═════ RECORDS FOR THIS TASK

#ifndef COV_MIN_WAVES
#define COV_MIN_WAVES 4
#endif
#ifndef COV_MIN_WAVES4
#define COV_MIN_WAVES4 3
#endif
#ifndef COV_MIN_WAVES1
#define COV_MIN_WAVES1 6
#endif
#ifndef COV_MIN_WAVES1_4
#define COV_MIN_WAVES1_4 4
#endif
template <bool LDS_LUT, int MODE, bool Z1, int RPL, int REC>
__global__ __launch_bounds__(COV_THREADS, MODE == 1 ? (REC ? COV_MIN_WAVES1 : COV_MIN_WAVES1_4) : (REC ? COV_MIN_WAVES : COV_MIN_WAVES4)) void cov_accumulate(CovParams P) {
    constexpr bool PACKED = REC != 0;
    extern __shared__ __attribute__((aligned(16))) unsigned long long smem[];
    constexpr int WIN = MODE == 1 ? COV_WIN1 : COV_WIN;
    constexpr int TILE = COV_THREADS * RPL;
    int *s_wsum = reinterpret_cast<int *>(smem);
    int *s_tbin = s_wsum + 4;
    int *s_rtot = reinterpret_cast<int *>(smem + 12);
    unsigned long long *win = smem + 12 + (MODE == 1 ? 16 : 0);
    unsigned long long *lutS = win + WIN + (MODE == 1 ? COV_SPARES1 : 2);

    const int tid = threadIdx.x;
    const int lane = tid & 63;
    CovItem I = P.it;
    unsigned blk = blockIdx.x;
    if (P.n_items > 0) {
        int lo = 0, hi = P.n_items;
        while (hi - lo > 1) {
            const int mid = (lo + hi) >> 1;
            if (P.items[mid].first_block <= blk) lo = mid;
            else hi = mid;
        }
        I = P.items[lo];
        blk -= I.first_block;
    }
    const unsigned long long r0 = (unsigned long long)blk * COV_READS_PER_BLOCK;
    const unsigned long long r1 = min(I.n, r0 + COV_READS_PER_BLOCK);
    const unsigned z = (unsigned)P.bin_size;
    const int last_bin = I.nbins - 1;
    auto div = [&](int x) { return Z1 ? x : (int)(__umulhi((unsigned)x, P.magic) >> P.shift); };

    auto load_tile = [&](unsigned long long idx) {
        if constexpr (PACKED) return cov_load_packed<RPL>(I, idx, r1);
        else return cov_load<RPL>(I, idx, r1);
    };
    auto cur = load_tile(r0 + (unsigned long long)tid * RPL);

    for (int i = tid; i < WIN + 2; i += COV_THREADS) win[i] = 0;
    if (LDS_LUT) {
        for (unsigned i = tid; i <= z; i += COV_THREADS) {
            const unsigned long long v = P.lut_main[i];
            lutS[i] = v;
            lutS[i + z + 1] = I.lut_end[i];
            if (MODE == 0 && !Z1) {
                unsigned long long *pr = lutS + 2 * (z + 1);
                pr[2 * i] = v;
                pr[2 * i + 1] = 0;
                pr[2 * (z + 1) + 2 * i] = 0;
                pr[2 * (z + 1) + 2 * i + 1] = v;
            }
            if (MODE == 1) {
                unsigned long long *tabA = lutS + 2 * (z + 1), *tabB = tabA + (z + 1), *tabL = tabB + (z + 1);
                tabA[i] = v & 0xffffffffull;
                tabB[i] = v << 32;
                tabL[i] = v - (1ull << COV_DBIT);
                if (i == 0) tabL[z + 1] = 0;
            }
        }
    }
    auto bin_of_read = [&](unsigned long long idx) {
        if constexpr (REC == 2) return (int)((unsigned)I.packed[idx] >> 2);
        int s = PACKED ? (int)(unsigned)I.packed[idx] : I.start[idx];
        s = s < 0 ? 0 : s;
        const int b = div(s);
        return b < I.nbins ? b : I.nbins - 1;
    };
    if (tid < COV_READS_PER_BLOCK / TILE) {
        const unsigned long long tl = min(r0 + (unsigned long long)(tid + 1) * TILE, r1) - 1;
        s_tbin[tid] = bin_of_read(tl);
    }
    int base = bin_of_read(r0);
    __syncthreads();
    auto lut = [&](unsigned i) -> unsigned long long {
        if (LDS_LUT) return lutS[i];
        return i <= z ? P.lut_main[i] : I.lut_end[i - z - 1];
    };

    auto contribute = [&](int bin, unsigned long long v) {
        const unsigned off = (unsigned)(bin - base);
        if (off < (unsigned)WIN) atomicAdd(&win[off], v);
        else if ((unsigned)bin <= (unsigned)last_bin) cov_global_add(I.acc, bin, v);
    };

    auto slow_read = [&](int s, int e) {
        const int fb = div(s);
        const int eb = div(e - 1);
        if (fb == eb) {
            contribute(fb, lut((unsigned)(e - s)));
        } else {
            contribute(fb, lut((unsigned)(fb + 1) * z - (unsigned)s));
            const unsigned bl = (unsigned)(e - 1) - (unsigned)eb * z;
            contribute(eb, lut(eb < last_bin ? bl : bl + z + 1));
            for (int b = fb + 1; b < eb; b++) contribute(b, P.one);
        }
    };

    auto spill = [&]() {
        __syncthreads();
        if constexpr (MODE == 1) {
            constexpr int PER = WIN / COV_THREADS;
            static_assert(PER == 8 && COV_THREADS == 256, "the packed resolve is written for eight rows of 256 words");
            unsigned long long w[PER];
#pragma unroll
            for (int k = 0; k < PER; k++) w[k] = win[k * COV_THREADS + tid];
            int pk[PER / 2];
#pragma unroll
            for (int j = 0; j < PER / 2; j++)
                pk[j] = (int)((long long)w[2 * j] >> COV_DBIT) + (int)((unsigned)((long long)w[2 * j + 1] >> COV_DBIT) << 16);
            wave_scan4_i32(pk[0], pk[1], pk[2], pk[3]);
            int incl[PER];
#pragma unroll
            for (int j = 0; j < PER / 2; j++) {
                incl[2 * j] = (int)(short)(pk[j] & 0xffff);
                incl[2 * j + 1] = (pk[j] - incl[2 * j]) >> 16;
            }
            const int wv = tid >> 6;
            if (lane == 63) {
#pragma unroll
                for (int k = 0; k < PER; k++) s_rtot[k * 4 + wv] = incl[k];
            }
            __syncthreads();
            int tot = lane < 4 * PER ? s_rtot[lane] : 0, z1 = 0, z2 = 0, z3 = 0;
            const int own = tot;
            wave_scan4_i32(tot, z1, z2, z3);
            const int excl = tot - own;
            const unsigned sh = (unsigned)__builtin_ctzll(P.one);
#pragma unroll
            for (int k = 0; k < PER; k++) {
                const int run = incl[k] + __builtin_amdgcn_readlane(excl, k * 4 + wv);
                const unsigned long long v = (w[k] & COV_LOWMASK) + ((unsigned long long)(long long)run << sh);
                const int i = k * COV_THREADS + tid;
                if (w[k]) win[i] = 0;
                if (v) {
                    if (base + i <= last_bin) atomicAdd(&I.acc[base + i], v);
                }
            }
            __syncthreads();
            return;
        }
        for (int i = tid; i < WIN; i += COV_THREADS) {
            const unsigned long long v = win[i];
            if (v) {
                if (base + i <= last_bin) atomicAdd(&I.acc[base + i], v);
                win[i] = 0;
            }
        }
    };

    unsigned nkept = 0;
    unsigned nkept_s = 0;
    bool bad = false;

    for (unsigned long long t0 = r0; t0 < r1; t0 += TILE) {
        auto nxt = cur;
        if (t0 + TILE < r1) nxt = load_tile(t0 + TILE + (unsigned long long)tid * RPL);

        if (t0 != r0) {
            const int step = (int)((t0 - r0) / TILE);
            if (s_tbin[step] + P.margin >= base + WIN) {
                const int nb = s_tbin[step - 1];
                if (nb != base) {
                    spill();
                    __syncthreads();
                    base = nb;
                }
            }
        }

        if constexpr (REC == 2) {
            static_assert(LDS_LUT && !Z1, "binned records exist for 2 <= bin_size < 1024");
            const unsigned K4 = (unsigned)cur.w[0] & ~3u;
            const int K = (int)(K4 >> 2);
            const unsigned ko = (unsigned)(K - base);
            const unsigned minq24 = (unsigned)P.min_q << 24, qlim = (64u - (unsigned)P.min_q) << 24;
            unsigned long long slow_any = 0;
            unsigned long long a0 = 0, a1 = 0, a2 = 0;
            if constexpr (MODE == 0) {
                const bool safe = ko < (unsigned)(WIN - 3);
                const unsigned kw = safe ? ko : 0u;
                const unsigned tA = (unsigned)(size_t)(lutS + 2 * (z + 1)), zb4 = (z + 1u) << 2;
                const unsigned notsafe = safe ? 0u : 8u;
#pragma unroll
                for (int j = 0; j < RPL; j++) {
                    const unsigned lo = (unsigned)cur.w[j], hi = (unsigned)(cur.w[j] >> 32);
                    const unsigned d = lo - K4;
                    const unsigned long long m_cand = cov_mask_lt(hi - minq24, qlim);
                    const unsigned long long m_fast = m_cand & cov_mask_eq0((d & ~5u) | notsafe);
                    nkept_s += (unsigned)__builtin_popcountll(m_fast);
                    slow_any |= m_cand & ~m_fast;
                    const unsigned tab = __umul24(d & 4u, zb4) + tA;
                    const unsigned xa = cov_select(m_fast, (hi & 0x3ff0u) + tab, tA);
                    const ulonglong2 X = cov_lds_read128(xa);
                    const unsigned long long m_multi = m_fast & cov_mask_ne0(d & 1u);
                    const unsigned ya = cov_select(m_multi, (((hi >> 14) & 0x3ffu) << 4) + tab, tA);
                    const ulonglong2 Y = cov_lds_read128(ya);
                    a0 += X.x;
                    a1 += X.y + Y.x;
                    a2 += Y.y;
                }
                if (slow_any) {
                    const unsigned long long idx = t0 + (unsigned long long)tid * RPL;
#pragma unroll
                    for (int j = 0; j < RPL; j++) {
                        unsigned lo = (unsigned)cur.w[j], hi = (unsigned)(cur.w[j] >> 32);
                        asm volatile("" : "+v"(lo), "+v"(hi));
                        const unsigned d = lo - K4;
                        if ((hi - minq24 < qlim) && !(safe & ((d & ~5u) == 0u))) {
                            if ((lo & 3u) == COV_BN_INVALID || idx + j >= r1) bad = true;
                            else { nkept++; slow_read(I.start[idx + j], I.end[idx + j]); }
                        }
                    }
// ... 252 lines not shown
#pragma unroll
                for (int j = 0; j < RPL; j++)
                    if (slowmask & (1u << j)) {
                        const int s = sv[j], e = true_end(j);
                        if (s < 0 || e <= s || div(e - 1) > last_bin) bad = true;
                        else { nkept++; slow_read(s, e); }
                    }
            }
        }
        cur = nxt;
    }

    for (int d = 32; d > 0; d >>= 1) nkept += __shfl_down(nkept, d);
    nkept += nkept_s;
    if (lane == 0 && nkept)
        atomicAdd(P.kept + (size_t)((blockIdx.x * (COV_THREADS / 64) + (tid >> 6)) % COV_KEPT_SLOTS) * 16, (unsigned long long)nkept);
    if (bad) atomicOr(P.status, 1);

    spill();
}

══════════

▶ WORK TO COMPLETE: Among the records above, a stretch begins at the line containing "for (int k = 0; k < PER; k++) w[k]" and ends at the line containing "const int excl = tot - own;". Restate that stretch word for word, and nothing else.

▶ PROBLEM SOLUTION:
            for (int k = 0; k < PER; k++) w[k] = win[k * COV_THREADS + tid];
            int pk[PER / 2];
#pragma unroll
            for (int j = 0; j < PER / 2; j++)
                pk[j] = (int)((long long)w[2 * j] >> COV_DBIT) + (int)((unsigned)((long long)w[2 * j + 1] >> COV_DBIT) << 16);
            wave_scan4_i32(pk[0], pk[1], pk[2], pk[3]);
            int incl[PER];
#pragma unroll
            for (int j = 0; j < PER / 2; j++) {
                incl[2 * j] = (int)(short)(pk[j] & 0xffff);
                incl[2 * j + 1] = (pk[j] - incl[2 * j]) >> 16;
            }
            const int wv = tid >> 6;
            if (lane == 63) {
#pragma unroll
                for (int k = 0; k < PER; k++) s_rtot[k * 4 + wv] = incl[k];
            }
            __syncthreads();
            int tot = lane < 4 * PER ? s_rtot[lane] : 0, z1 = 0, z2 = 0, z3 = 0;
            const int own = tot;
            wave_scan4_i32(tot, z1, z2, z3);
            const int excl = tot - own;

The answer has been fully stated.